Modern distributed storage systems employ complex protocols to update replicated data. In this paper, we study whether such update protocols work correctly in the presence of correlated crashes. We find that the correctness of such protocols hinges on how local filesystem state is updated by each replica in the system. We build PACE, a framework that systematically generates and explores persistent states that can occur in a distributed execution. PACE uses a set of generic rules to effectively prune the state space, reducing checking time from days to hours in some cases. We apply PACE to eight widely used distributed storage systems to find correlated crash vulnerabilities, i.e., problems in the update protocol that lead to user-level guarantee violations. PACE finds a total of 26 vulnerabilities across eight systems, many of which lead to severe consequences such as data loss, corrupted data, or unavailable clusters.
Beyond Storage APIs: Provable Semantics for Storage Stacks
Applications are deployed upon deep, diverse storage stacks that are constructed on-demand. Although manystorage stacks share a common API to allow portability, application behavior differs in subtle ways depending upon unspecified properties of the underlying storage stack. Currently, there is no way to test whether an application will behave correctly on a given storage stack: corruption or data loss could occur at any point in the application lifetime. We argue that we require an expressive language for specifying the complex storage guarantees required by different applications. The same language can be used to write a high-level specification capturing the design of different storage-stack layers. Given the required guarantees, and the storage-stack specifications, we can prove that stacks constructed dynamically (by composing different storage-stack layers) provide the guarantees required by the application.
All File Systems Are Not Created Equal: On the Complexity of Crafting Crash-Consistent Applications
We present the first comprehensive study of applicationlevel crash-consistency protocols built atop modern file systems. We find that applications use complex update protocols to persist state, and that the correctness of these protocols is highly dependent on subtle behaviors of the underlying file system, which we term persistence properties. We develop a tool named BOB that empirically tests persistence properties, and use it to demonstrate that these properties vary widely among six popular Linux file systems. We build a framework named ALICE that analyzes application update protocols and finds crash vulnerabilities, i.e., update protocol code that requires specific persistence properties to hold for correctness. Using ALICE, we analyze eleven widely-used systems (including databases, key-value stores, version control systems, distributed systems, and virtualization software) and find a total of 60 vulnerabilities, many of which lead to severe consequences. We also show that ALICE can be used to evaluate the effect of new filesystem designs on application-level consistency
Sherlock: Under the hood of distributed data stores - Contact me via email for a copy of the report.
Classifying Ephemeral vs Evergreen Content on the Web - 2014 - CS760 course project.
Design, implementation and evaluation of classification algorithms to classify web content as ephemeral or evergreen. Our techniques stood at rank 21 among 700 submissions in Kaggle.
Cirana - A highly consistent non replicated key value store - 2014 - CS739 course mini-project.
Design and implementation of a simple non-replicated key-value store called Cirana. Cirana is designed to be strictly consistent even in the event of server crashes. Cirana uses a slightly novel persistent hash table implementation that can overcome high cold get latencies. It also has an improvement in the key distribution technique that uses a variation of Consistent Hashing. This persistent hash table implementation eliminates get latencies and also does transparent load balancing to maintain get latencies within a given bound without compromising get/put throughput.
Uncovering Twilio: Insights into Cloud Communication Services - 2014 - CS740 course project.
Abstract: Cloud communication service (CCS) with its simplicity and lower investment cost is becoming increasingly popular.
In contrast to its growing popularity, very little is known about the internals of CCS with respect to its architecture and protocols.
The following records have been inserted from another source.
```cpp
static int plan_per_read(amg_ctx* c, CorrScratch& S) {
  const size_t per_read = (size_t)(c->n_reads + 2);
  AMGCHK(c->s0.ensure(per_read * (1 + 1) + 64));
  AMGCHK(c->s1.ensure(per_read * sizeof(int) * 2 + per_read * sizeof(long long) * 2 + 64));
  AMGCHK(c->s2.ensure(per_read * sizeof(unsigned int) * 3));
  AMGCHK(c->s3.ensure(per_read * sizeof(long long) * 3));
  AMGCHK(c->gm_mask.ensure(per_read * sizeof(unsigned long long)));
  AMGCHK(c->gm_ctr.ensure((16 + 256 + 256 + 16) * sizeof(unsigned long long)));
  S.per_read = per_read;
  S.cls = c->s0.as<unsigned char>();
  S.final_cls = S.cls + per_read;
  S.r_start = c->s1.as<int>();
  S.r_end = S.r_start + per_read;
  S.nw_size = reinterpret_cast<long long*>(((uintptr_t)(S.r_end + per_read) + 15) & ~(uintptr_t)15);
  S.nw_off = S.nw_size + per_read;
  S.bound = c->s2.as<unsigned int>();
  S.new_len = S.bound + per_read;
  S.flag = S.new_len + per_read;
  S.tmp_off = c->s3.as<long long>();
  S.new_idx = S.tmp_off + per_read;
  S.new_off = S.new_idx + per_read;
  S.max_bound = S.n_general = c->status.as<unsigned long long>() + ST_MISC;
  S.n_runs = c->gm_ctr.as<unsigned long long>() + 16;
  S.dead_kept = S.n_runs + 256;
  S.count_alive = c->n_nodes >= (1ll << 20);
  S.glist = &c->c_orig;
  S.cand = &c->c_gstart;
  S.pool = &c->c_gend;
  S.need_slow = &c->c_changed;
  return AMG_OK;
}

static int plan_staging(amg_ctx* c, CorrScratch& S, long long tmp_total) {
  AMGCHK(c->c_tokens_buf.ensure((size_t)(tmp_total + 4) * sizeof(int)));
  AMGCHK(c->s4.ensure((size_t)(tmp_total + 4) * sizeof(int)));
  S.tmp_tok = c->s4.as<int>();
  return AMG_OK;
}

static int plan_positions(amg_ctx* c, CorrScratch& S, long long n_gapped) {
  AMGCHK(c->s5.ensure((size_t)(2 * (n_gapped + 2) + c->n_reads + 2) * sizeof(long long)));
  S.plen = c->s5.as<long long>();
  S.poffs = S.plen + (n_gapped + 2);
  S.pos_new = S.poffs + (n_gapped + 2);
  return AMG_OK;
}

static void corr_args(amg_ctx* c, const CorrScratch& S, CorrArgs& a) {
  a.tokens = c->tokens.as<int>();
  a.read_off = c->read_off.as<long long>();
  a.tok_node = c->tok_node.as<int>();
  a.tok_dir = c->tok_dir.as<signed char>();
  a.read_fix = c->read_fix.as<unsigned char>();
  fill_pos_args(c, a);
  a.read_len = c->have_read_len ? c->read_len.as<long long>() : nullptr;
  a.n_reads = c->n_reads;
  a.k = c->k;
  a.flip = c->two_v - 1;
  a.have_pos = c->have_pos ? 1 : 0;
  a.gflag = S.flag;
  a.max_bound = S.max_bound;
  a.lmask = c->gm_mask.as<unsigned long long>();
  a.n_runs = S.n_runs;
  a.cls = S.cls;
  a.cls_final = S.final_cls;
  a.r_start = S.r_start;
  a.r_end = S.r_end;
  a.bound = S.bound;
  a.tmp_off = S.tmp_off;
  a.new_len = S.new_len;
  a.tmp_tok = S.tmp_tok;
}

static int corr_classify(amg_ctx* c, const CorrScratch& S, const CorrArgs& a, CorrCounts& n) {
  hipStream_t st = c->stream;
  const long long R = c->n_reads;
// ... 156 lines not shown
```

### amira_amd/csrc/amg_correct_nw.hip

```cpp
#include "amg_correct.h"

#define NW_LDS_N 1024
#define NW_LDS_CELLS 16384
__global__ __launch_bounds__(64) void k_corr_nw(NwArgs A) {
  __shared__ unsigned char s_ptr[NW_LDS_CELLS];
  __shared__ int s_diag[3 * (NW_LDS_N + 1)];
  __shared__ unsigned char s_ops[2 * NW_LDS_N];
  const CorrArgs& a = A.a;
  const long long gi = blockIdx.x;
  if (gi >= A.n_gapped) return;
  const long long r = A.rec[gi].r;
  const long long pdst = A.rec[gi].pdst;
  if (A.final_cls[r] == RC_KEEP_ORIG) return;
  const int lane = threadIdx.x;
  const long long t0 = a.read_off[r];
  const int M = (int)(a.read_off[r + 1] - t0);
  const int N = (int)a.new_len[r];
  if (A.allow_fast && nw_fast_ok(N, M)) return;
  const long long dst = a.tmp_off[r];
  const int* x = a.tmp_tok + dst;
  const int* y = a.tokens + t0;
  const long long *ogs, *oge;
  pos_base(a, A.rec[gi].poff, ogs, oge);
  unsigned char* P = s_ptr;
  int* dg = s_diag;
  unsigned char* ops = s_ops;
  const bool small = (N <= NW_LDS_N && M <= NW_LDS_N && (long long)N * M <= NW_LDS_CELLS);
  if (!small) {
    unsigned char* base = A.big_buf + A.big_off[gi];
    P = base;
    ops = base + (long long)N * M;
    dg = reinterpret_cast<int*>(base + (((long long)N * M + N + M + 15) & ~15ll));
  }
  int* d0 = dg;
  int* d1 = d0 + (N + 1);
  int* d2 = d1 + (N + 1);
  for (int d = 0; d <= N + M - 2; ++d) {
    int ilo = d - (M - 1) > 0 ? d - (M - 1) : 0;
    int ihi = d < N - 1 ? d : N - 1;
    for (int i = ilo + lane; i <= ihi; i += 64) {
      int j = d - i;
      int f_dd = (i == 0 && j == 0) ? 0 : (i == 0 ? -(j - 1) : (j == 0 ? -(i - 1) : d0[i]));
      int f_im1 = (i == 0) ? -j : d1[i];
      int f_jm1 = (j == 0) ? -i : d1[i + 1];
      int s_diag_ = f_dd + (x[i] == y[j] ? 1 : 0);
      int s_left = f_im1 - 1;
      int s_up = f_jm1 - 1;
      int best = s_diag_;
      unsigned char ptr = 0;
      if (s_left >= best) { best = s_left; ptr = 1; }
      if (s_up >= best) { best = s_up; ptr = 2; }
      d2[i + 1] = best;
      P[(long long)i * M + j] = ptr;
    }
    __syncthreads();
    int* t = d0; d0 = d1; d1 = d2; d2 = t;
  }
  if (lane != 0) return;
  int n_ops = 0;
  int i = N - 1, j = M - 1;
  while (i >= 0 && j >= 0) {
    unsigned char p = P[(long long)i * M + j];
    ops[n_ops++] = p;
    if (p == 0) { --i; --j; }
    else if (p == 1) --i;
    else --j;
  }
  while (i >= 0) { ops[n_ops++] = 1; --i; }
  while (j >= 0) { ops[n_ops++] = 2; --j; }
  const long long NONE = (long long)0x8000000000000000ull;
  int xi = 0, yj = 0, cur = 0, out = 0;
  for (int o = n_ops - 1; o >= 0; --o) {
    unsigned char p = ops[o];
    if (p == 0) {
      if (x[xi] == y[yj]) {
        A.o_gs[pdst + out] = ogs[cur];
        A.o_ge[pdst + out] = oge[cur];
        ++cur;
      } else {
        A.o_gs[pdst + out] = NONE;
        A.o_ge[pdst + out] = NONE;
      }
      ++out; ++xi; ++yj;
    } else if (p == 1) {
      A.o_gs[pdst + out] = NONE;
      A.o_ge[pdst + out] = NONE;
      ++out; ++xi;
    } else {
      ++cur; ++yj;
    }
  }
  long long prev_end = 0;
  const long long rl = a.read_len ? a.read_len[r] : 0;
  for (int q = 0; q < N; ++q) {
    long long sv = A.o_gs[pdst + q], ev = A.o_ge[pdst + q];
    if (ev != NONE) prev_end = ev;
    if (sv == NONE && ev == NONE) {
      long long nxt = NONE;
      for (int w = q + 1; w < N; ++w)
        if (A.o_gs[pdst + w] != NONE) { nxt = A.o_gs[pdst + w]; break; }
      A.o_gs[pdst + q] = prev_end;
      A.o_ge[pdst + q] = (nxt != NONE) ? nxt : rl - 1;
    }
  }
}



#define NWF_WPB 1
struct NwfLds {
  int x[NWF_MAX_N];
  unsigned int opw[(NWF_MAX_N + NWF_MAX_M) / 16 + 1];
  long long gs[NWF_MAX_N];
  long long ge[NWF_MAX_N];
  long long ogs[NWF_MAX_M];
  long long oge[NWF_MAX_M];
};
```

To gain insights into CCS, we study a popular cloud communication service Twilio using gray box techniques. We provide insights into the Twilio ecosystem, its components, the interaction among components and the protocols. We also measure some guarantees provided by Twilio and show how the measurements fair against what is promised. Our analysis unveils a number of interesting aspects about the Twilio ecosystem and has strong implications for developers who build applications atop Twilio APIs.
In this work, we studied problems in using the Block interface at all layers of the storage and computer system. Specifically, we analyzed 'small write' traffic in block devices attached to network. We implemented a 'cache & diff' mechanism on top of NBD driver and NBD server to reduce write traffic to remote storage. Experimentally we showed a reduction of 70% in write traffic for certain workloads. Please mail email@example.com if you wish to take a look at the report.
Secure Distributed Association Rule Mining - 2010. BTP - Guided By: Dr. Rajalakshmi.
Problem - Mining of association rules from 'N' distributed sites with no site willing to reveal sensitive information to other sites. Used Elliptic Curve Cryptography to improve security for mining horizontally partitioned data.
Implemented the Frequent Pattern Tree Growth mining alogrithm to determine association rules, underlying socket level communication using Java socket libraries and reporting interfaces using Java Swing.